Your instructions :: Could you restate word for word every line of the records below, from the first one to the one holding "lp.ld_dt = a->ld_dt;"?

Data records ::
--- START ---
+    return a4r_set_error(A4R_EWORKSPACE, "attention bwd lora: workspace too small (%zu < %zu)", a->workspace_bytes, need);
+  A4R_CHECK_ARG(need == 0 || a4r_aligned16(a->workspace), "attention bwd lora: workspace must be 16B aligned");
+  const cudaStream_t st = static_cast<cudaStream_t>(stream);
+  const AttnParams p = to_params(at);
+  LoraParams lp;
+  lp.t = static_cast<const __nv_bfloat16*>(a->t);
+  lp.b_ext_t = static_cast<const __nv_bfloat16*>(a->b_ext_t);
+  lp.dt = static_cast<__nv_bfloat16*>(a->dt);
+  lp.partial = static_cast<float*>(a->workspace);
+  lp.ld_t = a->ld_t, lp.ld_b = a->ld_b, lp.ld_dt = a->ld_dt;
+  lp.off[0] = static_cast<int>(a->q_off), lp.off[1] = static_cast<int>(a->v_off);
+  lp.rank[0] = static_cast<int>(a->q_rank), lp.rank[1] = static_cast<int>(a->v_rank);
+  const int csize = static_cast<int>(at->heads / WARPS_PER_CTA);
+  const int ncl = at->N > 0 ? lora_clusters(at->N, at->heads) : 0;
+  if (ncl > 0) {
+    static bool done = false;
+    if (!done) {
+      A4R_CUDA_OK(cudaFuncSetAttribute(attn_bwd_lora_kernel, cudaFuncAttributeMaxDynamicSharedMemorySize, kLoraSmem));
+      done = true;
+    }
+    cudaLaunchConfig_t cfg = {};
+    cfg.gridDim = dim3(static_cast<unsigned>(ncl * csize));
+    cfg.blockDim = dim3(WARPS_PER_CTA * 32);
+    cfg.dynamicSmemBytes = kLoraSmem;
+    cfg.stream = st;
+    cudaLaunchAttribute attr[1];
+    attr[0].id = cudaLaunchAttributeClusterDimension;
+    attr[0].val.clusterDim.x = csize;
+    attr[0].val.clusterDim.y = 1;
+    attr[0].val.clusterDim.z = 1;
+    cfg.attrs = attr;
+    cfg.numAttrs = 1;
+    A4R_CUDA_OK(cudaLaunchKernelEx(&cfg, attn_bwd_lora_kernel, p, lp));
+    A4R_LAUNCH_OK();
+    a4r_count_launch(1);
+  }
+  LoraOut o;
+  o.grad_b[0] = a->grad_lora_b_q, o.grad_b[1] = a->grad_lora_b_v;
+  o.grad_bias[0] = a->grad_bias_q, o.grad_bias[1] = a->grad_bias_v;
+  o.rank[0] = lp.rank[0], o.rank[1] = lp.rank[1];
+  o.inv_rank[0] = 1.0f / static_cast<float>(lp.rank[0]), o.inv_rank[1] = 1.0f / static_cast<float>(lp.rank[1]);
+  const int cols = static_cast<int>(at->heads * 64);
+  lora_grad_reduce_kernel<<<(2 * cols * LORA_G + 255) / 256, 256, 0, st>>>(lp.partial, ncl, cols, o);
+  A4R_LAUNCH_OK();
+  a4r_count_launch(1);
+  return A4R_OK;
+}
diff --git a/adapter4rec_b200/functional.py b/adapter4rec_b200/functional.py
--- a/adapter4rec_b200/functional.py
+++ b/adapter4rec_b200/functional.py
@@ -1,3 +1,5 @@
+import os
+
 import torch
 
 from . import ops
@@ -302,10 +304,12 @@
 
 class AttentionFunction(torch.autograd.Function):
     @staticmethod
-    def forward(ctx, qkv, mask, N, L, heads, head_dim, causal, mask_neg, dropout_p=0.0, scale=None, cu_seqlens=None):
+    def forward(ctx, qkv, mask, N, L, heads, head_dim, causal, mask_neg, dropout_p=0.0, scale=None, cu_seqlens=None,
+                lora=None):
         ctx.cfg = (N, L, heads, head_dim, causal, mask_neg, scale)
         ctx.cu = cu_seqlens
         ctx.mask = mask
+        ctx.lora = lora
         ctx.drop = None
         if dropout_p > 0.0:
             ctx.drop = (dropout_p,) + DropoutState.draw(N * heads * 32 * 8)
@@ -318,14 +322,31 @@
     def backward(ctx, dctx):
         qkv, lse, out = ctx.saved_tensors
         N, L, heads, head_dim, causal, mask_neg, scale = ctx.cfg
-        dqkv = ops.attn_small_bwd(qkv, dctx.contiguous(), N, L, heads, head_dim, mask=ctx.mask, causal=causal,
-                                  mask_neg=mask_neg, lse=lse, ctx=out, dropout=ctx.drop, scale=scale, cu_seqlens=ctx.cu)
-        return dqkv, None, None, None, None, None, None, None, None, None, None
+        lora = ctx.lora
+        if lora is not None and head_dim == 64 and L <= 32 and heads % 4 == 0 and 4 <= heads <= 32:
+            dqkv, *lora.result = ops.attn_small_bwd_lora(
+                qkv, dctx.contiguous(), N, L, heads, ctx.mask, lora.T, lora.b_ext_t, lora.q_slot, lora.v_slot,
+                want_bias=lora.want_bias, causal=causal, mask_neg=mask_neg, dropout=ctx.drop, scale=scale, cu_seqlens=ctx.cu)
+        else:
+            dqkv = ops.attn_small_bwd(qkv, dctx.contiguous(), N, L, heads, head_dim, mask=ctx.mask, causal=causal,
+                                      mask_neg=mask_neg, lse=lse, ctx=out, dropout=ctx.drop, scale=scale, cu_seqlens=ctx.cu)
+        return dqkv, None, None, None, None, None, None, None, None, None, None, None
 
 
 def attention(qkv, mask, N, L, heads, head_dim, causal=False, mask_neg=ops.F32_MIN, dropout_p=0.0, scale=None,
-              cu_seqlens=None):
-    return AttentionFunction.apply(qkv, mask, N, L, heads, head_dim, causal, mask_neg, float(dropout_p), scale, cu_seqlens)
+              cu_seqlens=None, lora=None):
+    return AttentionFunction.apply(qkv, mask, N, L, heads, head_dim, causal, mask_neg, float(dropout_p), scale, cu_seqlens,
+                                   lora)
+
+
+LORA_ATTN_TAIL = os.environ.get("A4R_LORA_ATTN_TAIL", "1") != "0"
+
+
+class LoraTail:
+
+    def __init__(self, T, b_ext_t, q_slot, v_slot, want_bias):
+        self.T, self.b_ext_t, self.q_slot, self.v_slot, self.want_bias = T, b_ext_t, q_slot, v_slot, want_bias
+        self.result = None
 
 
 class GatherRowsFunction(torch.autograd.Function):
@@ -466,6 +487,12 @@
             ctx.ones_col = False
         ctx.n_params = len(params)
         ctx.param_needs = [p is not None and p.requires_grad for p in params]
+        ctx.tail = None
+        if (LORA_ATTN_TAIL and cache.get("lora_tail_wanted") and n == 3 and [j for j, _, _ in slots] == [0, 2] and ctx.ones_col
+                and all(r <= 8 for _, _, r in slots) and not ctx.param_needs[5]
+                and (ctx.param_needs[3] or ctx.param_needs[11])):
+            ctx.tail = LoraTail(T, cache["b_ext_t"], slots[0][1:], slots[1][1:], ctx.param_needs[1] or ctx.param_needs[9])
+            cache["lora_tail"] = ctx.tail
         need_x = any(ctx.param_needs[4 * j + 2] for j in range(n)) or any(ctx.param_needs[4 * j] for j in range(n))
         ctx.save_for_backward(x if need_x else None, T, a_cat, b_ext)
         if ctx.with_skip:
@@ -485,7 +512,10 @@
         if cache.get("wt") is None:
             cache["wt"] = cache["w"].t().contiguous()
         grads = [None] * ctx.n_params
-        dT = None
+        dT = lt = None
+        if ctx.tail is not None and ctx.tail.result is not None:
+            lt, ctx.tail.result = ctx.tail.result, None
+            dT = lt[0]
         if ctx.slots:
             if cache.get("b_ext") is b_ext and cache.get("b_ext_t") is not None:
                 b_ext_t, a_cat_t = cache["b_ext_t"], cache["a_cat_t"]
@@ -494,7 +524,9 @@
                 if cache.get("b_ext") is b_ext:
                     cache["b_ext_t"], cache["a_cat_t"] = b_ext_t, a_cat_t
             lj = [j for j, _, _ in ctx.slots]
-            if n == 3 and len(lj) == 2:
+            if lt is not None:
+                pass
+            elif n == 3 and len(lj) == 2:
                 (ja, jb) = lj
                 dT = ops.gemm(dqkv[:, ja * H:(ja + 1) * H], b_ext_t[:, ja * H:(ja + 1) * H],
                               a2=dqkv[:, jb * H:(jb + 1) * H], b2=b_ext_t[:, jb * H:(jb + 1) * H])
@@ -512,7 +544,7 @@
             g1_rows = [ctx.param_needs[4 * j + 1] or any(jj == j and ctx.param_needs[4 * j + 3] for jj, _, _ in ctx.slots)
                        for j in range(n)]
             g1 = [None] * n
-            if want_g1:
+            if want_g1 and lt is None:
                 if all(g1_rows):
                     full = ops.wgrad(dqkv, T)
                     g1 = [full[j * H:(j + 1) * H] for j in range(n)]
@@ -524,12 +556,18 @@
             if ctx.param_needs[4 * j]:
                 grads[4 * j] = ops.wgrad(dq, x)
             if ctx.param_needs[4 * j + 1]:
-                grads[4 * j + 1] = g1[j][:, LORA_PAD - 1].contiguous() if fused else ops.colsum(dq)
+                if lt is not None:
+                    grads[4 * j + 1] = lt[3 + j // 2]
+                else:
+                    grads[4 * j + 1] = g1[j][:, LORA_PAD - 1].contiguous() if fused else ops.colsum(dq)
         for j, o, r in ctx.slots:
             dq = dqkv[:, j * H:(j + 1) * H]
             if ctx.param_needs[4 * j + 3]:
-                grads[4 * j + 3] = (g1[j][:, o:o + r] * (1.0 / r)) if fused else \
-                    _pad_cols_wgrad(dq, T, o, r, 1.0 / r, transpose=False)
+                if lt is not None:
+                    grads[4 * j + 3] = lt[1 + j // 2]
+                else:
+                    grads[4 * j + 3] = (g1[j][:, o:o + r] * (1.0 / r)) if fused else \
+                        _pad_cols_wgrad(dq, T, o, r, 1.0 / r, transpose=False)
             if ctx.param_needs[4 * j + 2]:
                 grads[4 * j + 2] = g2[o:o + r].contiguous() if fused else _pad_cols_wgrad(dT, x, o, r, 1.0, transpose=True)
         return (dx, None) + tuple(grads) + tail
diff --git a/adapter4rec_b200/lib.py b/adapter4rec_b200/lib.py
--- a/adapter4rec_b200/lib.py
+++ b/adapter4rec_b200/lib.py
@@ -31,6 +31,15 @@
         ("lse", c_void_p), ("ctx", c_void_p),
         ("dropout_p", c_float), ("dropout_seed", ctypes.c_uint64), ("dropout_offset", ctypes.c_uint64),
         ("cu_seqlens", c_void_p),
+    ]
+
+
+class AttnLoraArgs(Structure):
+    _fields_ = [
+        ("attn", AttnArgs), ("t", c_void_p), ("ld_t", c_int64), ("b_ext_t", c_void_p), ("ld_b", c_int64),
+        ("q_off", c_int64), ("q_rank", c_int64), ("v_off", c_int64), ("v_rank", c_int64),
+        ("dt", c_void_p), ("ld_dt", c_int64), ("grad_lora_b_q", c_void_p), ("grad_lora_b_v", c_void_p),
+        ("grad_bias_q", c_void_p), ("grad_bias_v", c_void_p), ("workspace", c_void_p), ("workspace_bytes", c_size_t),
     ]
 
 
@@ -79,6 +88,8 @@
     "a4r_gemm_bf16_tn": (c_int32, [POINTER(GemmArgs), c_void_p]),
     "a4r_attn_small_fwd": (c_int32, [POINTER(AttnArgs), c_void_p]),
     "a4r_attn_small_bwd": (c_int32, [POINTER(AttnArgs), c_void_p]),
+    "a4r_attn_small_bwd_lora_workspace_bytes": (c_size_t, [c_int64, c_int64]),
+    "a4r_attn_small_bwd_lora": (c_int32, [POINTER(AttnLoraArgs), c_void_p]),
     "a4r_attn_mid_fwd": (c_int32, [POINTER(AttnArgs), c_void_p]),
     "a4r_attn_mid_bwd": (c_int32, [POINTER(AttnArgs), c_void_p]),
     "a4r_layernorm_fwd": (c_int32, [c_void_p, c_void_p, c_int64, c_void_p, c_void_p, c_float, c_void_p, c_void_p,
diff --git a/adapter4rec_b200/model/bert.py b/adapter4rec_b200/model/bert.py
--- a/adapter4rec_b200/model/bert.py
+++ b/adapter4rec_b200/model/bert.py
@@ -72,7 +72,7 @@
         self.key = Linear(config.hidden_size, config.hidden_size)
         self.value = Linear(config.hidden_size, config.hidden_size)
         self.dropout = nn.Dropout(config.attention_probs_dropout_prob)
-        self._qkv_cache = {}
+        self._qkv_cache = {"lora_tail_wanted": True}
 
     def forward(self, x2d, attention_mask, N, L, packed=None, want_skip=False):
         params = []
@@ -83,13 +83,15 @@
             qkv, skip = Fn.QKVFunction.apply(x2d, self._qkv_cache, *params, "skip")
         else:
             qkv = Fn.QKVFunction.apply(x2d, self._qkv_cache, *params)
+        lora = self._qkv_cache.pop("lora_tail", None)
         if packed is not None:
             ctx = Fn.attention(qkv, packed.token_mask, N, L, self.num_attention_heads, self.attention_head_size,
                                causal=False, mask_neg=ops.F32_MIN, dropout_p=self.dropout.p if self.training else 0.0,
-                               cu_seqlens=packed.cu_seqlens)
+                               cu_seqlens=packed.cu_seqlens, lora=lora)
         else:
             ctx = Fn.attention(qkv, attention_mask, N, L, self.num_attention_heads, self.attention_head_size,
-                               causal=False, mask_neg=ops.F32_MIN, dropout_p=self.dropout.p if self.training else 0.0)
+                               causal=False, mask_neg=ops.F32_MIN, dropout_p=self.dropout.p if self.training else 0.0,
+                               lora=lora)
         return (ctx, skip) if want_skip else ctx
 
 
diff --git a/adapter4rec_b200/ops.py b/adapter4rec_b200/ops.py
--- a/adapter4rec_b200/ops.py
+++ b/adapter4rec_b200/ops.py
@@ -178,6 +178,34 @@
     return dqkv
 
 
+def attn_small_bwd_lora(qkv, dctx, N, L, heads, mask, T, b_ext_t, q_slot, v_slot, want_bias=True, causal=False,
+                        mask_neg=F32_MIN, dropout=None, scale=None, cu_seqlens=None):
+    assert qkv.dtype == BF16 and dctx.dtype == BF16 and dctx.shape[0] == qkv.shape[0] and L <= 32
+    assert cu_seqlens is not None or qkv.shape[0] == N * L
+    assert T.dtype == BF16 and b_ext_t.dtype == BF16 and T.shape == (qkv.shape[0], 64)
+    rows, H, dev = qkv.shape[0], heads * 64, qkv.device
+    dqkv = torch.empty((rows, 3 * H), dtype=BF16, device=dev)
+    dT = torch.empty((rows, 64), dtype=BF16, device=dev)
+    gbq = torch.empty((H, q_slot[1]), dtype=torch.float32, device=dev)
+    gbv = torch.empty((H, v_slot[1]), dtype=torch.float32, device=dev)
+    gq = torch.empty(H, dtype=torch.float32, device=dev) if want_bias else None
+    gv = torch.empty(H, dtype=torch.float32, device=dev) if want_bias else None
+    a = _l.AttnLoraArgs()
+    a.attn = _attn_args(qkv, N, L, heads, 64, mask, causal, mask_neg, dropout, scale, cu_seqlens)
+    assert _rows2d(qkv, "qkv") == dqkv.stride(0), "attention bwd expects a contiguous qkv"
+    a.attn.out, a.attn.dout, a.attn.ld_out = _p(dqkv), _p(dctx), _rows2d(dctx, "dctx")
+    a.t, a.ld_t = _p(T), _rows2d(T, "T")
+    a.b_ext_t, a.ld_b = _p(b_ext_t), _rows2d(b_ext_t, "b_ext_t")
+    a.q_off, a.q_rank, a.v_off, a.v_rank = int(q_slot[0]), int(q_slot[1]), int(v_slot[0]), int(v_slot[1])
+    a.dt, a.ld_dt = _p(dT), dT.stride(0)
+    a.grad_lora_b_q, a.grad_lora_b_v, a.grad_bias_q, a.grad_bias_v = _p(gbq), _p(gbv), _p(gq), _p(gv)
+    wsb = _l.get_lib().a4r_attn_small_bwd_lora_workspace_bytes(N, heads)
+    ws = workspace(wsb, dev)
+    a.workspace, a.workspace_bytes = _p(ws), ws.numel()
+    _l.check(_l.get_lib().a4r_attn_small_bwd_lora(ctypes.byref(a), _stream()), "a4r_attn_small_bwd_lora")
+    return dqkv, dT, gbq, gbv, gq, gv
+
+
 def layernorm_fwd(x, gamma, beta, eps, res=None, want_z=False, want_stats=True):
     assert x.dtype == BF16 and x.is_contiguous() and x.dim() == 2
     M, H = x.shape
--- END ---
Solution for this problem ::
+    return a4r_set_error(A4R_EWORKSPACE, "attention bwd lora: workspace too small (%zu < %zu)", a->workspace_bytes, need);
+  A4R_CHECK_ARG(need == 0 || a4r_aligned16(a->workspace), "attention bwd lora: workspace must be 16B aligned");
+  const cudaStream_t st = static_cast<cudaStream_t>(stream);
+  const AttnParams p = to_params(at);
+  LoraParams lp;
+  lp.t = static_cast<const __nv_bfloat16*>(a->t);
+  lp.b_ext_t = static_cast<const __nv_bfloat16*>(a->b_ext_t);
+  lp.dt = static_cast<__nv_bfloat16*>(a->dt);
+  lp.partial = static_cast<float*>(a->workspace);
+  lp.ld_t = a->ld_t, lp.ld_b = a->ld_b, lp.ld_dt = a->ld_dt;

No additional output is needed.